List of material properties used in the questionnaire. Adjectives were originally presented in German—here translated into English.
 1. Rough
 2. Smooth
 3. Transparent
 4. Opaque
 5. Bendable
 6. Rigid
 7. Granular
 8. Homogeneous
 9. Caliginous
10. Clear
11. Simple
12. Complex
13. High-contrast
14. Low-contrast
15. Fine
16. Coarse
17. Warm
18. Cold
19. Chromatic
20. Achromatic
21. Matte
22. Glossy
23. Undirected
24. Directed
25. Irregular
26. Regular
27. Sharp-edged
28. Stubby
29. Hard
30. Soft
31. Elastic
32. Firm
33. Flexible
34. Inflexible
35. Oriented
36. Unoriented
37. Circular
38. Line-like
39. Multicolored
40. Uni-colored
41. Systematic
42. Random
Results
Response distribution
Figure 12 shows the overall distribution of responses across subjects and trials of Experiment 2. As in Experiment 1, the data pattern does not suggest a regression to the mean, implying again that the subjects could assign values clearly and decisively. Interestingly, they more often assigned high values (“disagree”) than low values (“agree”). Given that we tested a large number of possible qualities, this is not entirely surprising as some qualities might be hard to imagine or only weakly relevant for the semantic representations of materials. The asymmetry of the rating distribution occurred despite the fact that adjectives were selected as opposing pairs. If all qualities were relevant to all materials, this would predict that a high rating for a given adjective should be matched by an equally low rating for its opposing counterpart. The subjects' willingness to disagree with both adjectives in a pair presumably reflects the fact that they considered those adjectives to be inapplicable to the given material. Despite this, overall, this result is broadly consistent with the findings of Experiment 1
Figure 12
 
Distribution of rating values for Experiment 2.
Figure 12
 
Distribution of rating values for Experiment 2.

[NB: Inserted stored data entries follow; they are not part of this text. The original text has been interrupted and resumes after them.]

template <bool MSE>
__device__ __forceinline__ void chain_fwd20(const RowPair& w,
                                            const float (&x)[20], float t,
                                            float scale, float& d,
                                            float& dy) {
  float acc;
  if constexpr (MSE) {
    asm volatile(BC_ZERO BC_FMAC16(lo, a) BC_FMAC4(hi, b, 0, 1, 2, 3)
                 "v_add_f32_dpp %[acc], %[hi], %[acc]" BC_DPP(4)
                 "v_sub_f32 %[d], %[acc], %[t]\n\t"
                 "v_mul_f32 %[dy], %[c], %[d]"
                 : [acc] "=&v"(acc), [d] "=&v"(d), [dy] "=&v"(dy)
                 : [lo] "v"(w.lo), [hi] "v"(w.hi), BC_IN16(a, x),
                   BC_IN4(b, x + 16), [t] "v"(t), [c] "s"(scale)
                 : "memory");
  } else {
    asm volatile(BC_ZERO BC_FMAC16(lo, a) BC_FMAC4(hi, b, 0, 1, 2, 3)
                 "v_add_f32_dpp %[acc], %[hi], %[acc]" BC_DPP(4)
                 "v_sub_f32 %[d], %[acc], %[t]"
                 : [acc] "=&v"(acc), [d] "=&v"(d)
                 : [lo] "v"(w.lo), [hi] "v"(w.hi), BC_IN16(a, x),
                   BC_IN4(b, x + 16), [t] "v"(t)
                 : "memory");
    dy = 0.f;
  }
}
enum ChainLink { kStart, kPad, kPlain };
template <ChainLink LINK>
__device__ __forceinline__ void chain_bwd16(float& acc, float src,
                                            const float* x) {
  if constexpr (LINK == kStart)
    asm volatile(BC_ZERO BC_FMAC16(s, a)
                 : [acc] "=&v"(acc)
                 : [s] "v"(src), BC_IN16(a, x));
  else if constexpr (LINK == kPad)
    asm volatile(BC_PAD BC_FMAC16(s, a)
                 : [acc] "+v"(acc)
                 : [s] "v"(src), BC_IN16(a, x));
  else
    asm volatile(BC_FMAC16(s, a)
                 : [acc] "+v"(acc)
                 : [s] "v"(src), BC_IN16(a, x));
}
__device__ __forceinline__ void chain_bwd16_update(float& acc, float src,
                                                   const float* x, float& w,
                                                   float lr) {
  asm volatile(BC_FMAC16(s, a) "v_fma_f32 %[w], -%[lr], %[acc], %[w]"
               : [acc] "+v"(acc), [w] "+v"(w)
               : [s] "v"(src), BC_IN16(a, x), [lr] "s"(lr));
}
#undef BC_ZERO
#undef BC_PAD
#undef BC_IN16
#undef BC_IN4
#undef BC_FMAC16
#undef BC_FMAC4
#undef BC_FMAC
#undef BC_DPP

template <int B_, int K_>
struct ChainSlot {
  static constexpr int kPitch = B_ + 4;
  static constexpr int kRow = 0;
  static constexpr int kTr = B_ * K_;
  static constexpr int kOnes = kTr + K_ * kPitch;
  static constexpr int kTgt = kTr + (K_ + 1) * kPitch;
  static constexpr int kSize = kTgt + B_;
  static constexpr int kMaxH = (64 * 1024 / 4) / kSize / 2;
  static_assert(kSize % 4 == 0 && kTr % 4 == 0 && kPitch % 4 == 0 &&
                    K_ % 4 == 0 && B_ % 4 == 0,
                "every ds_read_b128 must be 16-byte aligned");
};

static constexpr int kChainTilesAhead = 4;

template <int B_, int K_, int NL>
__global__ void __launch_bounds__(64 * (1 + NL))
k_toy_multistep_chain(const float* __restrict__ X,
                      const float* __restrict__ Tg,
                      float* __restrict__ param, float* __restrict__ loss_out,
                      int S, int H, int use_mse, int w_off, int b_off,
                      float lr) {
  static_assert((B_ == 32 || B_ == 64) && K_ == 20 && NL >= 1 && NL <= 3,
                "chain path: B in {32, 64}, K = 20, one wave per SIMD");
  using L = ChainSlot<B_, K_>;
  __shared__ __attribute__((aligned(16))) float ring[2 * L::kMaxH * L::kSize];
  const int wave = __builtin_amdgcn_readfirstlane((int)(threadIdx.x >> 6));

  if (wave != 0) {
    constexpr int NT = 64 * NL;
    constexpr int NX = (B_ * K_ + NT - 1) / NT;
    constexpr bool kTail = (B_ * K_) % NT != 0;
    constexpr int R = kChainTilesAhead;
    const int lt = (int)threadIdx.x - 64;
    const int total = (S + H - 1) / H * H;
    float xv[R][NX], tv[R];

    auto load_tile = [&](float (&x)[NX], float& t, int tile) {
      const int tc = tile < S ? tile : S - 1;
      const float* xt = X + (size_t)tc * (B_ * K_);
#pragma unroll
      for (int i = 0; i < NX; ++i) {
        const int f = lt + i * NT;
        x[i] = xt[(kTail && i == NX - 1 && f >= B_ * K_) ? B_ * K_ - 1 : f];
      }
      t = Tg[(size_t)tc * B_ + (lt & (B_ - 1))];
    };
    auto write_tile = [&](const float (&x)[NX], float t, int slot) {
      float* sl = ring + slot * L::kSize;
#pragma unroll
      for (int i = 0; i < NX; ++i) {
        const int f = lt + i * NT;
        if (!kTail || i < NX - 1 || f < B_ * K_) {
          sl[L::kRow + f] = x[i];
          sl[L::kTr + (f % K_) * L::kPitch + f / K_] = x[i];
        }
      }
      if (lt < B_) sl[L::kTgt + lt] = t;
    };

#pragma unroll
    for (int r = 0; r < R; ++r) load_tile(xv[r], tv[r], r);
    if (lt < B_)
      for (int sl = 0; sl < 2 * H; ++sl) ring[sl * L::kSize + L::kOnes + lt] = 1.f;
    int slot = 0, togo = H;
    for (int t0 = 0; t0 < total; t0 += R) {
#pragma unroll
      for (int r = 0; r < R; ++r) {
        const int tile = t0 + r;
        if (tile < S) write_tile(xv[r], tv[r], slot);
        load_tile(xv[r], tv[r], tile + R);
        slot = (slot + 1 == 2 * H) ? 0 : slot + 1;
        if (--togo == 0) {
          togo = H;
          if (tile < total) __syncthreads();
        }
      }
    }
    return;
  }

  const int lane = threadIdx.x;
  const int mr = lane & (B_ - 1);
  const int cr = (lane <= K_) ? lane : (lane & 15);
  const float inv2B = 2.f / (float)B_;
  float wv = param[(lane < K_) ? w_off + lane : b_off];
  const float* rowp = ring + L::kRow + mr * K_;
  const float* colp = ring + L::kTr + cr * L::kPitch;
  const float* tgtp = ring + L::kTgt + mr;

  struct LSet {
    f32x4 xr[K_ / 4];
    f32x4 xc[B_ / 4];
    float t;
  };
  LSet setA, setB;

  auto fetch = [&](LSet& R, int o) {
#pragma unroll
    for (int j = 0; j < K_ / 4; ++j)
      R.xr[j] = *reinterpret_cast<const f32x4*>(rowp + o + 4 * j);
#pragma unroll
    for (int j = 0; j < B_ / 4; ++j)
      R.xc[j] = *reinterpret_cast<const f32x4*>(colp + o + 4 * j);
    R.t = tgtp[o];
  };
  auto settle = [&](LSet& R) {
    static_assert(K_ == 20, "five row reads");
    if constexpr (B_ == 64)
      asm volatile(""
                   : "+v"(R.xc[8]), "+v"(R.xc[9]), "+v"(R.xc[10]),
                     "+v"(R.xc[11]), "+v"(R.xc[12]), "+v"(R.xc[13]),
                     "+v"(R.xc[14]), "+v"(R.xc[15]));
    asm volatile(""
                 : "+v"(R.xr[0]), "+v"(R.xr[1]), "+v"(R.xr[2]), "+v"(R.xr[3]),
                   "+v"(R.xr[4]), "+v"(R.xc[0]), "+v"(R.xc[1]), "+v"(R.xc[2]),
                   "+v"(R.xc[3]), "+v"(R.xc[4]), "+v"(R.xc[5]), "+v"(R.xc[6]),
                   "+v"(R.xc[7]), "+v"(R.t)
                 :
                 : "memory");
  };

  struct CSet {
    float xr[K_];
    float xc[B_];
    float t;
  };
  float wa, wb;
  auto dup = [&] {
    wa = wv, wb = wv;
    asm volatile("" : "+v"(wa), "+v"(wb)::"memory");
  };
  float d_last = 0.f;
  auto compute = [&](const LSet& V, auto mse) {
    CSet R;
#pragma unroll
    for (int k = 0; k < K_; ++k) R.xr[k] = V.xr[k / 4][k % 4];
#pragma unroll
    for (int i = 0; i < B_; ++i) R.xc[i] = V.xc[i / 4][i % 4];
    R.t = V.t;
    RowPair w;
    if constexpr (B_ == 64) w = bcast_rows01(bcast_halves(wa, wb).lo);
    else w = bcast_rows01(wa, wb);
    float d, dy;
    chain_fwd20<decltype(mse)::value>(w, R.xr, R.t, inv2B, d, dy);
    d_last = d;

    float g;
    if constexpr (B_ == 64) {
      const RowPair h = bcast_halves(dy);
      const RowPair p01 = bcast_rows01(h.lo), p23 = bcast_rows01(h.hi);
      chain_bwd16<kStart>(g, p01.lo, R.xc);
      chain_bwd16<kPlain>(g, p01.hi, R.xc + 16);
      chain_bwd16<kPad>(g, p23.lo, R.xc + 32);
      chain_bwd16_update(g, p23.hi, R.xc + 48, wv, lr);
    } else {
      const RowPair p = bcast_rows01(dy);
      chain_bwd16<kStart>(g, p.lo, R.xc);
      chain_bwd16_update(g, p.hi, R.xc + 16, wv, lr);
    }
    __builtin_amdgcn_wave_barrier();
  };

  int slot = 0;
  int togo = 0;
  const int slots = 2 * H;
  auto fetch_step = [&](LSet& R, int s) {
    if (s < S) {
      if (togo == 0) {
        __syncthreads();
        togo = H;
      }
      --togo;
      fetch(R, slot * L::kSize);
      slot = (slot + 1 == slots) ? 0 : slot + 1;
    }
  };
  asm volatile("" : "+v"(wv));
  fetch_step(setA, 0);
  int s = 0;

  auto turns = [&](auto hc) {
    constexpr int HC = decltype(hc)::value;
    for (; s + 2 * HC < S; s += 2 * HC) {
#pragma unroll
      for (int p = 0; p < HC; ++p) {
        constexpr int kTurn = 2 * HC;
        settle(setA);
        if ((2 * p + 1) % HC == 0) __syncthreads();
        dup();
        fetch(setB, (2 * p + 1) * L::kSize);
        compute(setA, std::true_type{});
        settle(setB);
        if ((2 * p + 2) % HC == 0) __syncthreads();
        dup();
        fetch(setA, (2 * p + 2) % kTurn * L::kSize);
        compute(setB, std::true_type{});
      }
    }
  };
  auto steps = [&](auto mse) {
    for (; s < S; s += 2) {
      settle(setA);
      dup();
      fetch_step(setB, s + 1);
      compute(setA, mse);
      if (s + 1 < S) {
        settle(setB);
        dup();
        fetch_step(setA, s + 2);
        compute(setB, mse);
      }
    }
  };
  if (use_mse) {
    if (H == 2) turns(std::integral_constant<int, 2>{});
    if constexpr (L::kMaxH >= 4) {
      if (H == 3) turns(std::integral_constant<int, 3>{});
      if (H == 4) turns(std::integral_constant<int, 4>{});
    }
    steps(std::true_type{});
  } else {
    steps(std::false_type{});
  }

  if (lane < K_) param[w_off + lane] = wv;
  if (lane == K_) param[b_off] = wv;
  if (loss_out) {
    float loss_last = 0.f;
    if (use_mse) {
      const int r = lane & 15, q = lane >> 4;
      float loss_acc = 0.f;
#pragma unroll
      for (int tm = 0; tm < B_ / 16; ++tm)
#pragma unroll
        for (int i = 0; i < 4; ++i) {
          const float dd = __shfl(d_last, tm * 16 + q * 4 + i, 64);
          if (r == 0) loss_acc = __builtin_fmaf(dd, dd, loss_acc);
        }
      loss_last = wave_sum(loss_acc);
    }
    if (lane == 0) *loss_out = use_mse ? loss_last / (float)B_ : 0.f;
  }
}

enum : int { kImplChain = 0, kImplMfma = 1 };
static int impl_from_env() {
  const char* e = std::getenv("MI355X_TOY_MULTISTEP");
  if (e == nullptr || *e == '\0' || std::string(e) == "chain") return kImplChain;
  TORCH_CHECK(std::string(e) == "mfma",
              "MI355X_TOY_MULTISTEP must be 'chain' or 'mfma', got '", e, "'");
  return kImplMfma;
}
static std::atomic<int>& multistep_impl() {
  static std::atomic<int> impl{impl_from_env()};
  return impl;
}
static std::atomic<int> g_chain_depth{0};

void set_toy_multistep_impl(const std::string& name) {
  TORCH_CHECK(name == "chain" || name == "mfma",
              "toy multistep impl must be 'chain' or 'mfma', got '", name, "'");
  multistep_impl().store(name == "chain" ? kImplChain : kImplMfma);
}
std::string get_toy_multistep_impl() {
  return multistep_impl().load() == kImplChain ? "chain" : "mfma";
}
void set_toy_multistep_chain_depth(int64_t depth) {
  TORCH_CHECK(depth == 0 || (depth >= 2 && depth <= 4),
              "chain ring depth (steps per ring half) must be 0 (default), "
              "2, 3 or 4");
  g_chain_depth.store((int)depth);
}

static constexpr int kChainDefaultH = 2;
static constexpr int kChainLoaderWaves32 = 2;
static constexpr int kChainLoaderWaves64 = 2;

template <int B_>
static void launch_toy_multistep_chain(const float* xp, const float* tp,
                                       float* pp, float* lossp, bool use_mse,
                                       int w_off, int b_off, float lr, int S) {
  constexpr int kMaxH = ChainSlot<B_, 20>::kMaxH;
  static_assert(kMaxH >= 2, "the ring needs two steps per half");
  int H = g_chain_depth.load();
  if (H == 0) H = kChainDefaultH;
  if (H > kMaxH) H = kMaxH;
  constexpr int NL = B_ == 64 ? kChainLoaderWaves64 : kChainLoaderWaves32;
  hipLaunchKernelGGL((k_toy_multistep_chain<B_, 20, NL>), dim3(1),
                     dim3(64 * (1 + NL)), 0, cur_stream(), xp, tp, pp, lossp,
                     S, H, use_mse ? 1 : 0, w_off, b_off, lr);
}

template <typename F>
static void with_fast_batch(int B, F&& fn) {
  if (B == 32) fn(std::integral_constant<int, 32>{});
  else fn(std::integral_constant<int, 64>{});
}

template <typename T, int B_, bool MESH>
static void launch_toy_multistep_mfma(const T* xp, const T* tp, T* pp,
                                      float* lossp, bool use_mse, int w_off,
                                      int b_off, float lr, int S,
                                      const MeshArgs& m = {}) {
  auto kptr = [] {
    if constexpr (std::is_same<T, __hip_bfloat16>::value)
      return &k_toy_multistep_bf16w<B_, 20, MESH>;
    else
      return &k_toy_multistep_spec<B_, 20, MESH>;
  }();
  hipLaunchKernelGGL(kptr, dim3(1), dim3(64), 0, cur_stream(), xp, tp, pp,
                     lossp, S, use_mse ? 1 : 0, w_off, b_off, lr, m.peer_slots,
                     m.my_mb, m.world, m.inv_world, m.seq0, m.err);
}

template <typename F>
static void with_toy_tiles(int B, int K, F&& fn) {
  using c1 = std::integral_constant<int, 1>;
  using c2 = std::integral_constant<int, 2>;
  using c4 = std::integral_constant<int, 4>;
  using c8 = std::integral_constant<int, 8>;
  const int mt = (B + 15) / 16, kt = (K + 15) / 16;
  auto by_mt = [&](auto ktc) {
    if (mt <= 1) fn(c1{}, ktc);
    else if (mt <= 2) fn(c2{}, ktc);
    else if (mt <= 4) fn(c4{}, ktc);
    else fn(c8{}, ktc);
  };
  if (kt <= 1) by_mt(c1{});
  else by_mt(c2{});
}

static float* loss_ptr(const torch::Tensor& loss_out) {
  if (!loss_out.defined() || !loss_out.numel()) return nullptr;
  TORCH_CHECK(loss_out.scalar_type() == at::kFloat, "loss_out must be f32");
  return loss_out.data_ptr<float>();
}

Consistency across subjects
It is interesting to ask how consistent subjects were in rating the 42 different qualities for each material class. Unlike in Experiment 1—in which subjects saw identical images when making their ratings—in Experiment 2, each subject's concept or mental image of the material was determined entirely independently, presumably based on his or her previous experiences. Furthermore, subjects were asked to rate many more qualities than in Experiment 1, which means there are potentially more degrees of freedom along which the subjects could differ from one another. With this in mind, it seems reasonable to expect lower intersubject correlations than in Experiment 1. We summarize mean intersubject correlations for each material class in Figure 13
Figure 13
 
Mean intersubject correlation coefficients for the six material types. Error bars indicate standard errors of the mean.
Figure 13
 
Mean intersubject correlation coefficients for the six material types. Error bars indicate standard errors of the mean.
Somewhat surprisingly, we find that the average degree of consistency across subjects was not dramatically lower than in Experiment 1. Mean intersubject correlations were higher than r = 0.3 for all material classes except for plastic. This suggests that subjects seem to have consistent mental representations of the six material classes we tested. The fact that plastic seems to yield systematically lower correlations is probably due to the fact that plastic is an artificial material, which can occur in a very diverse variety of forms (e.g., polythene shopping bags vs. polystyrene packing materials). While stone is typically hard and glass is mostly transparent, such general rules often do not hold for plastic, and this likely affects the variance across subjects. In particular, if each subject based his or her response on a mental image of a particular type of plastic, it makes sense that the underlying variance in the appearance of the material would be inherited in the subject's ratings. 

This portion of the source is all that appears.